Fotka jakoś mało apetyczna, bo za oknem szaro i buro a do tego budyń też nie wyszedł jasny, bo dodałam cukier waniliowy, który od ilości zmielonej wanilii mocno zmienia kolor na ciemniejszy
Składniki:
Ciasto:
* 500 g mąki (użyłam tortową)
* 4-5 łyżek cukru pudru (można dać więcej, ale ja wolę mniej słodkie ciasta)
* 150 g margaryny
* 2 jajka
* 3 łyżki miodu
* 1 łyżeczka z małym czubkiem sody
Masa orzechowa na ciasto:
* 250 g posiekanych orzechów włoskich
* 100 g cukru (dałam 3 łyżki cukru trzcinowego)
* 100 g masła
* 2-3 łyżki miodu
Masa budyniowa:
* 1/2 szklanki cukru
* 3 żółtka
* 1 opakowanie budyniu waniliowego (takie na pół litra mleka)
* 2 łyżki maizeny
* 600 ml mleka
* 200 g masła
* cukier waniliowy
Sposób przygotowania:
Zarobić ciasto ze wszystkich składników. Najwygodniej w malakserze. Podzielić na trzy równe części. Każdą z części rozwałkować na rozmiar dna formy (u mnie 24x28, ale można robić w formie 24x36, tylko wtedy trzeba trochę więcej masy budyniowej ugotować). Dwie części upiec w temperaturze 170 stopni - termoobieg. Trzecią część pieczemy po wyłożeniu na ciasto masy orzechowej.

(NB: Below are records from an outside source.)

template <bool POOL>
__global__ __launch_bounds__(stem6::NTHR, 1) void k_stem_x6(StemX6Args a) {
    using namespace stem6;
    __shared__ __attribute__((aligned(16))) unsigned char lds_raw[WB * 2 + PATCH * 6];
    __bf16 *wl = (__bf16 *)lds_raw;
    float *pl = (float *)(lds_raw + WB * 2);
    const int tid = threadIdx.x, lane = tid & 63, wave = tid >> 6, h = lane >> 5, r32 = lane & 31;
    for (int e = tid; e < WB / 8; e += NTHR) reinterpret_cast<u32x4 *>(wl)[e] = reinterpret_cast<const u32x4 *>(a.wp)[e];
    float pv[PER_T];
    int64_t t = blockIdx.x;
    stem6_fetch(a, t < a.ntiles ? t : 0, tid, pv);
    stem6_put(pl, tid, pv);
    __syncthreads();

    const float *P = pl + wave * 2 * RP + r32;
    const __bf16 *PL = reinterpret_cast<const __bf16 *>(pl + PATCH) + wave * 2 * RP + r32;
    const float b0 = (r32 < a.Co) ? a.bias[r32] : 0.0f;
    const float b1 = (32 + r32 < a.Co) ? a.bias[32 + r32] : 0.0f;
    for (; t < a.ntiles; t += gridDim.x) {
        const int64_t tn = t + gridDim.x;
        stem6_fetch(a, tn < a.ntiles ? tn : t, tid, pv);
        f32x16 acc[2][2];
#pragma unroll
        for (int i = 0; i < 2; ++i)
#pragma unroll
            for (int j = 0; j < 2; ++j) acc[i][j] = (f32x16){0};
#pragma unroll
        for (int sl = 0; sl < NS; ++sl) {
            int hv = h;
            asm volatile("" : "+v"(hv));
            const __bf16 *wlb = wl + lane * 8;
            asm volatile("" : "+v"(wlb));
            bf16x8 fb[2][3];
#pragma unroll
            for (int j = 0; j < 2; ++j)
#pragma unroll
                for (int p = 0; p < 3; ++p)
                    fb[j][p] = *(const bf16x8 *)(wlb + ((j * NS + sl) * 3 + p) * 512);
#pragma unroll
            for (int mt = 0; mt < 2; ++mt) {
                bf16x8 fa[3];
#pragma unroll
                for (int e = 0; e < 8; ++e) {
                    const int o0 = koff(16 * sl + e), o1 = koff(16 * sl + 8 + e);
                    const int o = 32 * mt + (hv ? o1 : o0);
                    const unsigned hm = reinterpret_cast<const unsigned *>(P)[o];
                    fa[0][e] = __builtin_bit_cast(__bf16, (unsigned short)(hm & 0xffffu));
                    fa[1][e] = __builtin_bit_cast(__bf16, (unsigned short)(hm >> 16));
                    fa[2][e] = PL[o];
                }
#pragma unroll
                for (int j = 0; j < 2; ++j) {
                    f32x16 &c = acc[mt][j];
                    c = __builtin_amdgcn_mfma_f32_32x32x16_bf16(fa[0], fb[j][0], c, 0, 0, 0);
                    c = __builtin_amdgcn_mfma_f32_32x32x16_bf16(fa[0], fb[j][1], c, 0, 0, 0);
                    c = __builtin_amdgcn_mfma_f32_32x32x16_bf16(fa[1], fb[j][0], c, 0, 0, 0);
                    c = __builtin_amdgcn_mfma_f32_32x32x16_bf16(fa[0], fb[j][2], c, 0, 0, 0);
                    c = __builtin_amdgcn_mfma_f32_32x32x16_bf16(fa[2], fb[j][0], c, 0, 0, 0);
                    c = __builtin_amdgcn_mfma_f32_32x32x16_bf16(fa[1], fb[j][1], c, 0, 0, 0);
                }
            }
            __builtin_amdgcn_sched_barrier(0);
        }
        if constexpr (POOL) {
            const int tx = (int)(t % a.nTx);
            const int64_t r_ = t / a.nTx;
            const int ty = (int)(r_ % a.nTy);
            const int64_t img = r_ / a.nTy;
            const int oy = ty * TH + wave;
            const int oxb = tx * TW;
            float hp[2][4][2][2];
            float pa3[2][2][4];
            float c63[2];
#pragma unroll
            for (int mt = 0; mt < 2; ++mt)
#pragma unroll
                for (int j = 0; j < 2; ++j)
#pragma unroll
                    for (int b = 0; b < 4; ++b) {
                        float v[4];
#pragma unroll
                        for (int u = 0; u < 4; ++u) {
                            const int ox = oxb + 32 * mt + 8 * b + 4 * h + u;
                            const float z = acc[mt][j][4 * b + u] + (j ? b1 : b0);
                            v[u] = oy < a.Ho && ox < a.Wo ? relu_f(z) : 0.0f;
                        }
                        pa3[mt][j][b] = __shfl_xor(v[3], 32);
                        hp[mt][b][1][j] = pool_mx(pool_mx(v[1], v[2]), v[3]);
                        hp[mt][b][0][j] = pool_mx(v[0], v[1]);
                        if (mt == 1 && b == 3) c63[j] = v[3];
                    }
#pragma unroll
            for (int mt = 0; mt < 2; ++mt)
#pragma unroll
                for (int j = 0; j < 2; ++j)
#pragma unroll
                    for (int b = 0; b < 4; ++b) {
                        const float prev0 = b > 0 ? pa3[mt][j][b - 1] : (mt > 0 ? pa3[mt - 1][j][3] : 0.0f);
                        hp[mt][b][0][j] = pool_mx(hp[mt][b][0][j], h ? pa3[mt][j][b] : prev0);
                    }
            __syncthreads();
            float *xl = pl;
            if (wave & 1) {
                float *o = xl + (wave >> 1) * 34 * 64 + lane;
#pragma unroll
                for (int mt = 0; mt < 2; ++mt)
#pragma unroll
                    for (int b = 0; b < 4; ++b)
#pragma unroll
                        for (int pc = 0; pc < 2; ++pc)
#pragma unroll
                            for (int j = 0; j < 2; ++j) o[(((mt * 4 + b) * 2 + pc) * 2 + j) * 64] = hp[mt][b][pc][j];
                o[32 * 64] = c63[0];
                o[33 * 64] = c63[1];
            }
            __syncthreads();
            const int64_t tile = t;
            if (wave == TH - 1) {
                float *eb = a.edge_b + tile * (32 * 64);
#pragma unroll
                for (int mt = 0; mt < 2; ++mt)
#pragma unroll
                    for (int b = 0; b < 4; ++b)
#pragma unroll
                        for (int pc = 0; pc < 2; ++pc)
#pragma unroll
                            for (int j = 0; j < 2; ++j)
                                eb[(16 * mt + 4 * b + 2 * h + pc) * 64 + r32 + 32 * j] = hp[mt][b][pc][j];
                if (h) {
                    a.edge_r[(tile * 5 + 4) * 64 + r32] = c63[0];
                    a.edge_r[(tile * 5 + 4) * 64 + 32 + r32] = c63[1];
                }
            } else if (!(wave & 1)) {
                const int p = wave >> 1;
                const float *up = xl + (p - 1) * 34 * 64 + lane, *dn = xl + p * 34 * 64 + lane;
#pragma unroll
                for (int mt = 0; mt < 2; ++mt)
#pragma unroll
                    for (int b = 0; b < 4; ++b)
#pragma unroll
                        for (int pc = 0; pc < 2; ++pc)
#pragma unroll
                            for (int j = 0; j < 2; ++j) {
                                const int e = (((mt * 4 + b) * 2 + pc) * 2 + j) * 64;
                                float m = pool_mx(hp[mt][b][pc][j], dn[e]);
                                if (p > 0) m = pool_mx(m, up[e]);
                                hp[mt][b][pc][j] = m;
                            }
                float e0 = pool_mx(c63[0], dn[32 * 64]), e1 = pool_mx(c63[1], dn[33 * 64]);
                if (p > 0) {
                    e0 = pool_mx(e0, up[32 * 64]);
                    e1 = pool_mx(e1, up[33 * 64]);
                }
                if (h) {
                    a.edge_r[(tile * 5 + p) * 64 + r32] = e0;
                    a.edge_r[(tile * 5 + p) * 64 + 32 + r32] = e1;
                }
                const int prow = ty * (TH / 2) + p;
                if (prow < a.Hp) {
                    float *yr = a.y + ((img * a.Hp + prow) * (int64_t)a.Wp) * 64;
#pragma unroll
                    for (int mt = 0; mt < 2; ++mt)
#pragma unroll
                        for (int b = 0; b < 4; ++b)
#pragma unroll
                            for (int pc = 0; pc < 2; ++pc) {
                                const int Q = tx * (TW / 2) + 16 * mt + 4 * b + 2 * h + pc;
                                if (Q < a.Wp) {
                                    yr[(int64_t)Q * 64 + r32] = hp[mt][b][pc][0];
                                    yr[(int64_t)Q * 64 + 32 + r32] = hp[mt][b][pc][1];
                                }
                            }
                }
            }
        } else {
            const int tx = (int)(t % a.nTx);
            const int64_t r_ = t / a.nTx;
            const int ty = (int)(r_ % a.nTy);
            const int64_t img = r_ / a.nTy;
            const int oy = ty * TH + wave;
            const int oxb = tx * TW;
            if (oy < a.Ho) {
                float *yr = a.y + ((img * a.Ho + oy) * (int64_t)a.Wo) * a.Co;
#pragma unroll
                for (int mt = 0; mt < 2; ++mt)
#pragma unroll
                    for (int r = 0; r < 16; ++r) {
                        const int ox = oxb + 32 * mt + (r & 3) + 8 * (r >> 2) + 4 * h;
                        if (ox < a.Wo) {
                            float v0 = acc[mt][0][r] + b0, v1 = acc[mt][1][r] + b1;
                            if (a.relu) {
                                v0 = relu_f(v0);
                                v1 = relu_f(v1);
                            }
                            float *yp = yr + (int64_t)ox * a.Co;
                            if (r32 < a.Co) yp[r32] = v0;
                            if (32 + r32 < a.Co) yp[32 + r32] = v1;
                        }
                    }
            }
        }
        __syncthreads();
        stem6_put(pl, tid, pv);
        __syncthreads();
    }
}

Na masę orzechową należy w rondelku rozpuścić masło, cukier i miód. Dodać orzechy i całość smażyć ok. 5 minut a następnie gorącą wylać i rozprowadzić równą warstwą na cieście.
Wystudzić wszystkie blaty.
Na masę budyniową odlać 1 szklankę mleka, w której należy rozmieszać budyń, maizenę i żółtka. Pozostałe mleko zagotować z cukrem i masłem. Na gotujące wylać mieszaninę budyniową. Doprowadzić do zagotowania, ciągle energicznie mieszając.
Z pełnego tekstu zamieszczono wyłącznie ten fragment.